What Person A might feel
- unheard in the process
- like my preferences don't count
- frustrated
- resigned
What Person A needs
- to genuinely contribute to decisions
- to feel like an equal partner
- voice
- fairness
What Person B might feel
- accused of being controlling
- confused about what my partner actually wants
- stuck
- impatient
What Person B needs
- decisiveness
- forward movement
- clarity about what my partner needs
- for decisions to actually get made
How this conversation might go in NVC
Below is how both people might express their feelings and needs — without blame, with observation, feeling, need, and request.
Person A
"When we were planning the holiday last night, I realised I'd already gone quiet and was just agreeing with whatever you suggested. That happens a lot, and afterwards I feel like I didn't really show up. I need to feel like my preferences count in our life, not just yours."
Person B
"That surprises me, because I genuinely want your input — and when I ask, I often get 'whatever you want.' I end up making the call by default and then feeling like the bad guy for it. I'm stuck too."
Person A
"I think I go quiet because by the time I work out what I actually want, you've already decided and I don't want to drag us backwards. Could we slow down? When something big comes up, both of us take a day to think before talking. No deciding in the same moment."
Person B
"Yes — let's do that. And could you write your thoughts down before we talk? I notice you express yourself more clearly in writing, and I want to actually hear what you want, not the abridged version. I want this to be ours, not just mine."
Pause for a moment — your body knows
Before you read on, take one slow breath. Notice what happens in your body as these words land.
Questions for you
You don't need to answer these right now. Just let them resonate.
- 1.When I don't get what I wanted in a decision, is it the outcome or the process that bothers me most?
- 2.Do I clearly state my preferences and needs when we make decisions, or do I hint and hope to be guessed?
- 3.Is there a decision we've been putting off that we need to make — and what's stopping us?
Frequently asked questions
- How do couples make decisions when they always disagree?
- Start by separating needs from positions. 'I want to go to Italy' is a position. 'I need to go somewhere warm and culturally interesting' is a need. Once both people's needs are on the table, many more solutions become available. NVC helps separate the need (which is non-negotiable) from the specific solution (which often has more flexibility than we think).

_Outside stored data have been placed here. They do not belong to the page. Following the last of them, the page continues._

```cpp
extern "C" SMHV_API int smhv_render_map_layers(smhv_ctx *c, const smhv_heightmap *hm, const smhv_render_options *opt, const smhv_render_layers *layers,
                                               const smhv_line *lines, uint32_t n_lines, uint8_t *rgba) {
	int rc = require_open(c, "render_map_layers");
	if (rc) return rc;
	CTX_OPEN(c);
	if (!rgba || (n_lines && !lines)) return fail(SMHV_E_INVALID, "render_map_layers: null argument");
	if (n_lines > SMHV_RENDER_MAX_LINES) return fail(SMHV_E_INVALID, "render_map_layers: %u lines (at most %u)", n_lines, SMHV_RENDER_MAX_LINES);
	rc = check_render_options(opt, hm, "render_map_layers");
	if (rc) return rc;
	rc = check_render_layers(layers, "render_map_layers");
	if (rc) return rc;
	HIPCHK(hipSetDevice(c->device));
	smhv_batch *b = c->fb;
	const Geom &g = b->g;
	const bool use_hm = (opt->flags & SMHV_RENDER_HEIGHTMAP) != 0u;
	std::lock_guard<std::mutex> lk(c->fire_mu);
	RenderRun r;
	rc = render_prepare(b, 0, 1, b->d_results + 3, use_hm ? hm : nullptr, opt, &r);
	if (rc) return rc;
	RenderLayersRun y{};
	y.flags = layers->flags;
	y.src_mode = SMH_RND_SRC_UI; y.src_w = g.rw; y.src_h = g.rh;
	uint8_t *d_view = nullptr;
	if (layers->map_source != (uint32_t)SMHV_VIEW_NONE) {
		const int which = (int)layers->map_source;
		const bool brq = which == SMHV_VIEW_OCR_INPUT || which == SMHV_VIEW_FIND_SCALES_INPUT || which == SMHV_VIEW_CROPPED_BRQ;
		y.src_w = brq ? g.qw : g.rw; y.src_h = brq ? g.qh : g.rh;
		HIPCHK(hipMalloc((void **)&d_view, (size_t)y.src_w * y.src_h * 4u));
		Buffers bf = make_buffers(b, c->frame_ptr, 0);
		hipError_t e = launch_debug_view(g, bf, 0, which, c->isolated ? 1 : 0, d_view, c->s_main);
		if (e != hipSuccess) { (void)hipFree(d_view); return fail(SMHV_E_HIP, "render_map_layers: debug view: %s", hipGetErrorString(e)); }
		y.src_mode = SMH_RND_SRC_RGBA; y.src = d_view; y.src_pitch = (uint64_t)y.src_w * 4u;
	}
	const auto run = [&]() -> int {
		const size_t line_bytes = sizeof(smhv_line) * (size_t)SMHV_RENDER_MAX_LINES;
		if (c->fire_cap < line_bytes) {
			if (c->d_fire) (void)hipFree(c->d_fire);
			if (c->h_fire) (void)hipHostFree(c->h_fire);
			c->d_fire = c->h_fire = nullptr; c->fire_cap = 0;
			HIPCHK(hipMalloc((void **)&c->d_fire, line_bytes));
			HIPCHK(hipHostMalloc((void **)&c->h_fire, line_bytes));
			c->fire_cap = line_bytes;
		}
		if (n_lines && (opt->flags & SMHV_RENDER_MARKERS)) {
			memcpy(c->h_fire, lines, sizeof(smhv_line) * (size_t)n_lines);
			HIPCHK(hipMemcpyAsync(c->d_fire, c->h_fire, sizeof(smhv_line) * (size_t)n_lines, hipMemcpyHostToDevice, c->s_main));
			r.lines = (const smhv_line *)c->d_fire; r.n_lines = n_lines;
		} else
			r.flags &= ~SMHV_RENDER_MARKERS;
		int rc2 = render_upload_prims(b, layers, &y, c->s_main);
		if (rc2) return rc2;
		HIPCHK(launch_render_map_layers(g, r, y, 1, c->s_main));
		HIPCHK(hipEventRecord(b->ev_render, c->s_main));
		std::lock_guard<std::mutex> lk2(c->mu);
		return copy_image_d2h(c, 2, rgba, b->d_render, (size_t)r.out_stride / opt->out_h, 0, (size_t)opt->out_w * 4, opt->out_h, c->s_main);
	};
	rc = run();
	if (d_view) {
		if (rc) (void)hipStreamSynchronize(c->s_main);
		(void)hipFree(d_view);
	}
	return rc;
}
// ... 28 lines not shown
```

squad-mortar-helper_amd/csrc/smh_stream.hip:

```cpp
#include <algorithm>
#include <atomic>
#include <cstdlib>

#include "smh_device.h"

namespace smh {

__device__ __forceinline__ uint32_t tile_occupancy(uint64_t rows_any, uint32_t lane, uint32_t ntr, uint8_t *occp, uint32_t pitch) {
	uint32_t alo = (uint32_t)rows_any, ahi = (uint32_t)(rows_any >> 32);
	alo |= SMH_DPP(alo, 0x101); ahi |= SMH_DPP(ahi, 0x101);
	alo |= SMH_DPP(alo, 0x102); ahi |= SMH_DPP(ahi, 0x102);
	alo |= SMH_DPP(alo, 0x104); ahi |= SMH_DPP(ahi, 0x104);
	uint32_t occ = 0;
#pragma unroll
	for (int t = 0; t < 4; ++t) occ |= (((alo >> (8 * t)) & 255u) ? 1u : 0u) << t;
#pragma unroll
	for (int t = 0; t < 3; ++t) occ |= (((ahi >> (8 * t)) & 255u) ? 1u : 0u) << (4 + t);
	if (lane & 7u) occ = 0u;
	uint32_t mine = 0;
#pragma unroll
	for (int t = 0; t < 7; ++t) {
		const uint64_t bal = __ballot((occ >> t) & 1u) & 0x0101010101010101ull;
		const uint32_t byte = (uint32_t)((bal * 0x0102040810204080ull) >> 56);
		if (lane == (uint32_t)t) mine = byte;
	}
	if (lane < ntr) occp[(size_t)lane * pitch] = (uint8_t)mine;
	return occ;
}
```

- Why do I always feel overruled in our decisions?
- This is worth naming directly: 'I've noticed I often go along with your decision in the end, and it leaves me feeling like my input doesn't really matter. I need to feel like we genuinely both contribute. Can we try something different when we make the next big decision together?' This identifies a pattern and asks for something specific.
- Is it healthy for one person to make more decisions in a relationship?
- Some differentiation of roles can work well — one person handles finances, the other handles social plans. The issue is when one person's preferences consistently override the other's core needs. NVC helps couples check in: are both people's needs genuinely being considered, or has a dynamic of invisible power formed?